Las calles estaban vacías a aquella hora de la madrugada y el detective Ari Greene estaba ganando muchísimo tiempo. Siempre le asombraba lo deprisa que podía cruzar la ciudad cuando no había tráfico y, además, había colocado en el techo del coche la luz destellante que lo identificaba como policía y que le daba carta blanca para saltarse los semáforos en rojo. Una hora más y las calzadas estarían atascadas de vehículos camino del trabajo.

Llegó a Front Street, dobló al este y pasó rápidamente ante algunos de los edificios de ladrillo rojo más antiguos de la ciudad, de cuatro o cinco pisos de altura, restaurados con mucho cariño. Varias tiendas de grandes escaparates decorados con gusto orlaban unas aceras inusualmente anchas que daban a la calle un aire sosegado, casi europeo. El edificio Market Place Tower se elevaba al final de una larga manzana de elegantes residencias.

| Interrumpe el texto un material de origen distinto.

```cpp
struct ViewParams {
    const float* view;
    const float* proj;
    const float* campos;
    float tan_fovx, tan_fovy, focal_x, focal_y, scale_modifier;
    int W, H, gx, gy, P, D, M;
    int hit_origin_limit;
    int raw;
    const float* sh_rest;
    const float* opacity_raw;
    float* dL_dsh_rest;
    ScreenCull cull;
    int pcull;
};

__device__ __forceinline__ float act_scale(float s) { return expf(s); }
__device__ __forceinline__ float act_opacity(float o) { return 1.0f / (1.0f + expf(-o)); }
__device__ __forceinline__ float act_quat_inv_norm(float r, float x, float y, float z)
{
    return 1.0f / fmaxf(sqrtf(r * r + x * x + y * y + z * z), 1e-12f);
}

struct WordSpan { uint32_t* words; uint32_t n; };
void launch_preprocess(const ViewParams& vp, const lr_view& v, bool prefiltered, int* radii, const GeomView& g,
                       uint32_t* chunk_sums, bool sparse_view_hint, bool antialiasing, hipStream_t s);
inline size_t chunk_sum_words(int P) { return 4 * (((size_t)(P > 0 ? P : 1) + SCAN_TILE - 1) / SCAN_TILE) + 1; }
void launch_mark_visible(int P, const float* means3D, const float* view, const float* proj, uint8_t* present,
                         hipStream_t s);

inline int radix_sort_passes(int end_bit) { return (end_bit + RADIX_BITS - 1) / RADIX_BITS; }
void radix_sort_pairs(uint32_t* key_a, uint32_t* key_b, uint32_t* val_a, uint32_t* val_b, bool vals_iota,
                      const uint32_t* n_dev, long long n_bound, int end_bit, uint32_t* hist,
                      uint32_t** keys_out, uint32_t** vals_out, hipStream_t s);

void launch_compact(int P, const GeomView& g, const uint4* block_sums, uint32_t capacity, uint32_t* log_slot, uint32_t log_tag,
                    WordSpan zero, bool reset_sticky, hipStream_t s);
struct TileBinTimes { virtual void mark(int boundary, hipStream_t s) = 0; virtual ~TileBinTimes() {} };
int launch_tile_binning(const ViewParams& vp, int slot_bits, const GeomView& g, const ImgView& im, const BinView& b,
                        const int* radii, long long bin_bound_hint, TileBinTimes* t, WordSpan clear, bool one_sort, hipStream_t s);

enum TuneKey { TUNE_BWD_RED = 0, TUNE_BLEND_QUAD, TUNE_TILE_MAP, TUNE_PREPROCESS, TUNE_GAUSS_BWD, TUNE_TSORT, TUNE_WALK_OWN, TUNE_HIT_MASK, TUNE_VIEWS_IN_FLIGHT, TUNE_STRICT, TUNE_PART_SCAN, TUNE_BWD_SEG, TUNE_FWD_PAIR, TUNE_PCULL, TUNE_BIN_FUSE, TUNE_COUNT };
int tune_get(int key);

enum { BLEND_HALF = 0, BLEND_QUAD = 1, BLEND_TILE = 2 };
int blend_shape(int num_tiles, long long inst_bound = -1);
struct ViewsInFlight { explicit ViewsInFlight(int n); ~ViewsInFlight(); int prev; };
int views_in_flight();
void note_fwd_shape(int shape);
int last_fwd_shape();
int last_bwd_shape();
enum { FWD_CHANNEL_COLOR = 1, FWD_CHANNEL_DEPTH = 2 };
void note_fwd_channels(int channels);
int last_fwd_channels();
enum { TILE_MAP_BANDS = 0, TILE_MAP_PLAIN = 1 };
int blend_tile_map(int num_tiles);
__device__ __forceinline__ int blend_tile(int map, int num_tiles)
{
    int t = (int)blockIdx.x;
    if (map == TILE_MAP_BANDS) {
        const int per = (num_tiles + 7) >> 3;
        t = (int)(blockIdx.x & 7) * per + (int)(blockIdx.x >> 3);
    }
    return t < num_tiles ? t : -1;
}
void launch_render_fwd(const ViewParams& vp, const GeomView& g, const ImgView& im, const BinView& b, const float* bg,
                       float* out_color, float* out_depth, long long inst_hint, hipStream_t s);
void launch_render_alpha(const float* final_T, long long n, float* alpha, hipStream_t s);
void launch_render_median(int W, int H, int P, const GeomView& g, const ImgView& im, const char* bin_base, float* out_depth,
                          int* out_ids, hipStream_t s);
void launch_median_bwd(int W, int H, int P, const GeomView& g, const int* radii, const int* ids, const float* dL_dmedian,
                       const float* view, float* dL_dmean3D, bool accumulate, hipStream_t s);
void launch_render_distort(int W, int H, int P, const GeomView& g, const ImgView& im, const char* bin_base, float c0, float c1,
                           float c2, float* out_distortion, float* out_moments, hipStream_t s);
void launch_distort_bwd(int W, int H, int P, const GeomView& g, const ImgView& im, char* bin_base, const float* dL_ddistortion,
                        const float* distortion, const float* moments, float c0, float c1, float c2, hipStream_t s);
void launch_gauss_normals(int P, bool raw, const float* means3D, const float* scales, const float* rotations, const float* view,
                          const int* radii, float* out_gauss_normals, hipStream_t s);
void launch_render_normals(int W, int H, int P, const GeomView& g, const ImgView& im, const char* bin_base,
                           const float* gauss_normals, float* out_normals, hipStream_t s);
void launch_normals_bwd(int W, int H, int P, const GeomView& g, const ImgView& im, char* bin_base, const float* dL_dnormals,
                        const float* normals, const float* gauss_normals, hipStream_t s);
void launch_normal_rot_bwd(int P, bool raw, const float* rotations, const float* view, const int* radii, const GeomView& g,
                           const float* gauss_normals, const float* dL_dgauss_normal, float* dL_drot, hipStream_t s);
int features_chunk();
size_t features_workspace_bytes(long long slots);
void launch_render_features(int W, int H, int P, const GeomView& g, const ImgView& im, const char* bin_base, const float* features,
                            int C, float* out_features, hipStream_t s);
void launch_features_bwd(int W, int H, int P, const GeomView& g, const ImgView& im, char* bin_base, const float* dL_dout_features,
                         const float* out_features, const float* features, int C, char* workspace, size_t workspace_bytes,
                         bool accumulate, float* dL_dfeatures, hipStream_t s);
void launch_render_geom(int W, int H, int P, const GeomView& g, const ImgView& im, const char* bin_base, const float* gauss_normals,
                        float c0, float c1, float c2, float* out_distortion, float* out_moments, float* out_normals, hipStream_t s);
void launch_geom_bwd(int W, int H, int P, const GeomView& g, const ImgView& im, char* bin_base, const float* dL_ddistortion,
                     float dist_scalar, const float* distortion, const float* moments, float c0, float c1, float c2,
                     const float* dL_dnormals, const float* normals, const float* gauss_normals, hipStream_t s);
struct ViewGrads {
    const float* color;
    const float* depth;
    const float* alpha;
    const float* depth_img;
};
void launch_render_bwd(const ViewParams& vp, const GeomView& g, const ImgView& im, const BinView& b, const float* bg,
                       const ViewGrads& up, bool absgrad, long long seg_bound, hipStream_t s);
__device__ __forceinline__ void adam_one(float gi, float& mi, float& vi, float& pi, float w1, float beta2, float w2,
                                         float bc2_sqrt, float eps, float step_size)
{
    mi = __builtin_fmaf(w1, gi - mi, mi);
    vi = vi * beta2;
    vi = __builtin_fmaf(w2 * gi, gi, vi);
    const float denom = sqrtf(vi) / bc2_sqrt + eps;
    pi = __builtin_fmaf(-step_size, mi / denom, pi);
}
enum { ACC_MEAN2D = 0, ACC_CONIC = 1, ACC_OPACITY = 2, ACC_COLOR = 3, ACC_MEAN3D = 4, ACC_COV3D = 5, ACC_SH = 6,
       ACC_SCALE = 7, ACC_ROT = 8, ACC_ROWS = 9 };
struct GradOut {
    float* row[ACC_ROWS];
    float* mean2D_abs;
    uint32_t accumulate_mask;
    float* acc16;
    float* stat_accum;
    bool stat_abs;
};
void launch_gauss_bwd(const ViewParams& vp, const lr_view& v, const GeomView& g, const BinView& b, const GradOut& out,
                      bool depth, bool antialiasing, hipStream_t s);
void launch_uninterleave_add(int P, const float* acc16, float* mean2D, float* opacity, float* mean3D, float* scale, float* rot,
                             hipStream_t s, float* stat_accum = nullptr);
size_t select_workspace_bytes(int P);
int launch_select_rows(int P, const uint8_t* mask, int n_tensors, const void* const* src, void* const* dst,
                       const unsigned* row_bytes, long long dst_row_offset, int* out_count, char* ws, hipStream_t s);
void launch_pack_ply(int P, int n_rest, const float* xyz, const float* f_dc, const float* f_rest, const float* opacity,
                     const float* scaling, const float* rotation, float* out, hipStream_t s);
void launch_densify_stats(int P, const int* radii, const float* dL_dmean2D, float* accum, float* denom, float* max_radii,
                          hipStream_t s);
void launch_views_stats_visit(int P, const int* radii, const GeomHeader* hdr, float* denom, float* max_radii, hipStream_t s);
int launch_adam(int n_tensors, float* const* params, const float* const* grads, float* const* exp_avg,
                float* const* exp_avg_sq, const unsigned long long* numel, const double* lr, double beta1, double beta2,
                double eps, int step, hipStream_t s);
int launch_adam_masked(int n_tensors, float* const* params, const float* const* grads, float* const* exp_avg,
                       float* const* exp_avg_sq, const unsigned long long* numel, const unsigned int* row_len, const double* lr,
                       double beta1, double beta2, double eps, int step, const uint32_t* tiles_touched, const GeomHeader* hdr,
                       hipStream_t s);
constexpr int MCMC_N_MAX = 51;
constexpr size_t MCMC_TABLE_DOUBLES = (size_t)MCMC_N_MAX * MCMC_N_MAX + MCMC_N_MAX;
size_t mcmc_workspace_bytes(int P_rows, int n);
hipError_t launch_mcmc_relocate(int n, const int* dst, const int* src, int P_rows, int n_rest, float* const params[6],
                                float* const exp_avg[6], float* const exp_avg_sq[6], float min_opacity, int n_max, char* ws,
                                hipStream_t s);
void launch_mcmc_noise(int P, float* xyz, const float* raw_scale, const float* raw_rotation, const float* raw_opacity,
                       const float* noise, float scaler, hipStream_t s);
void launch_mcmc_reg_grad(int P, const float* raw_opacity, const float* raw_scale, float opacity_reg, float scale_reg,
                          float* dL_dopacity, float* dL_dscale, hipStream_t s);
size_t filter3d_workspace_bytes(int P);
void launch_filter3d_update(int P, int V, const float* means3D, const float* cams, float variance, float* filter3D,
                            unsigned char* seen, char* ws, hipStream_t s);
void launch_filter3d_apply_forward(int P, const float* raw_scale, const float* raw_opacity, const float* filter3D, bool activated,
                                   float* out_scale, float* out_opacity, hipStream_t s);
void launch_filter3d_apply_backward(int P, const float* raw_scale, const float* raw_opacity, const float* filter3D, bool activated,
                                    const float* g_scale, const float* g_opacity, float* d_scale, float* d_opacity, hipStream_t s);
enum LossValueWhere { LOSS_VALUE, LOSS_ROW, LOSS_ROW_BY_BACKWARD };
struct LossValue {
    LossValueWhere where;
    float* out;
    bool row_has_depth;
    float* by_backward() const { return where == LOSS_ROW_BY_BACKWARD ? out : nullptr; }
};
inline LossValue loss_value(float* out) { return { LOSS_VALUE, out, true }; }
inline LossValue loss_value_by_forward() { return { LOSS_VALUE, nullptr, true }; }
struct LossPair {
    int C, H, W;
    const float* img;
    const float* gt;
    const float* mask;
    float lambda;
    char* ws;
};
size_t loss_workspace_bytes(int C, int H, int W);
void launch_loss_forward(const LossPair& p, LossValue value, hipStream_t s);
void launch_loss_backward(const LossPair& p, const float* upstream, const float* w_ssim, float* grad, LossValue value,
                          hipStream_t s);
size_t depth_l1_workspace_bytes(int H, int W);
void launch_depth_l1_forward(int H, int W, const float* depth, const float* target, float weight, char* ws, LossValue value,
                             hipStream_t s);
void launch_depth_l1_backward(int H, int W, const float* depth, const float* target, float weight, const float* upstream,
                              const char* ws, float* grad, LossValue value, hipStream_t s);
size_t depth_pearson_workspace_bytes(int H, int W);
void launch_depth_pearson_forward(int H, int W, const float* depth, const float* target, float weight, char* ws, LossValue value,
                                  hipStream_t s);
void launch_depth_pearson_backward(int H, int W, const float* depth, const float* target, float weight, const float* upstream,
                                   const char* ws, float* grad, hipStream_t s);
size_t alpha_hole_workspace_bytes(int H, int W);
void launch_alpha_hole_forward(int H, int W, const float* src, bool from_T, float* alpha_out, const float* mask, float weight,
                               char* ws, LossValue value, hipStream_t s);
void launch_alpha_hole_backward(int H, int W, const float* mask, float weight, const float* upstream, const char* ws, float* grad,
                                LossValue value, hipStream_t s);
void launch_zero_outputs(float* const* ptrs, const unsigned long long* nfloats, int count, hipStream_t s);

size_t normals_workspace_bytes(int H, int W);
void launch_depth_normals(const lr_normals_args& a, hipStream_t s);
void launch_depth_normals_backward(const lr_normals_args& a, hipStream_t s);
void launch_normal_loss_forward(const lr_normals_args& a, hipStream_t s);
void launch_normal_loss_backward(const lr_normals_args& a, hipStream_t s);
struct GeomTerms {
    int H, W;
    const float* distortion;
    const float* normals;
    float* n_io;
    float* gn_up;
    float distortion_weight, normal_weight;
    bool row_has_depth, row_has_alpha;
    char* ws;
    float* out_row;
};
size_t geom_terms_workspace_bytes(int H, int W);
void launch_geom_terms(const GeomTerms& t, hipStream_t s);
void launch_plane_add(long long n, float* dst, const float* src, hipStream_t s);

size_t video_workspace_bytes(int n_frames);
void launch_frames_u8(int n, int HW, const float* images, uint8_t* out, hipStream_t s);
hipError_t launch_depth_colorize(int n, int HW, const float* depths, bool from_render, float invalid_val, float q_lo,
                                 float q_hi, const float* fixed_vmm, const uint32_t* lut, int lut_n, uint32_t background,
                                 uint32_t* out, float* out_vmm, void* workspace, hipStream_t s);

constexpr int REPROJECT_FRAMES_PER_LAUNCH = 8;
struct ReprojectLaunch {
    int n_points, n_frames, height, width;
    const float* points;
    long long point_stride, coord_stride;
    const float* colors;
    const double *K, *R, *T;
    float z_tolerance;
    float* out_image;
    uint8_t* out_image_u8;
    uint8_t *out_mask, *out_dilated, *out_border;
    float* out_depth;
    uint8_t* out_valid;
    int* out_pix;
    void* workspace;
};
size_t reproject_workspace_bytes(int n_frames, int height, int width);
hipError_t launch_reproject(const ReprojectLaunch& a, hipStream_t s);
hipError_t launch_lift(int height, int width, const float* depth, const double* Kinv, const double* Rinv, const double* RinvT,
                       float* out, hipStream_t s);

struct DreamLaunch {
    int n_points, height, width;
    const float* points;
    long long point_stride, coord_stride;
    const uint8_t* valid;
    const int* pix;
    const float* depth;
    const double *K, *R, *T, *Kinv, *Rinv, *RinvT;
    double scale;
    const int* corr;
    int n_corr;
    double *out_su, *out_sv, *out_sval;
    double* out_sums;
// ... 88 lines not shown
```

luciddreamer_amd/csrc/render_bwd.hip:

```cpp
#include <cstdlib>
#include "common.h"
#include "dispatch_flags.h"
#include "wave_reduce.h"

namespace lr {

namespace {

#ifndef LR_QBATCH_BWD
#define LR_QBATCH_BWD 128
#endif
constexpr int BATCH2 = 64;
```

Greene dobló la esquina y encontró aparcamiento en la calle lateral, detrás de una furgoneta último modelo que todavía tenía nieve en la caja. Debía de pertenecer a algún proveedor que había acudido al recinto cubierto del gran mercado de frutas y verduras situado al otro lado de la calle. Las mañanas de invierno, cuando la ciudad estaba libre de nieve, la gente que venía al centro desde los barrios y pueblos de los alrededores, más fríos, traía consigo el blanco elemento.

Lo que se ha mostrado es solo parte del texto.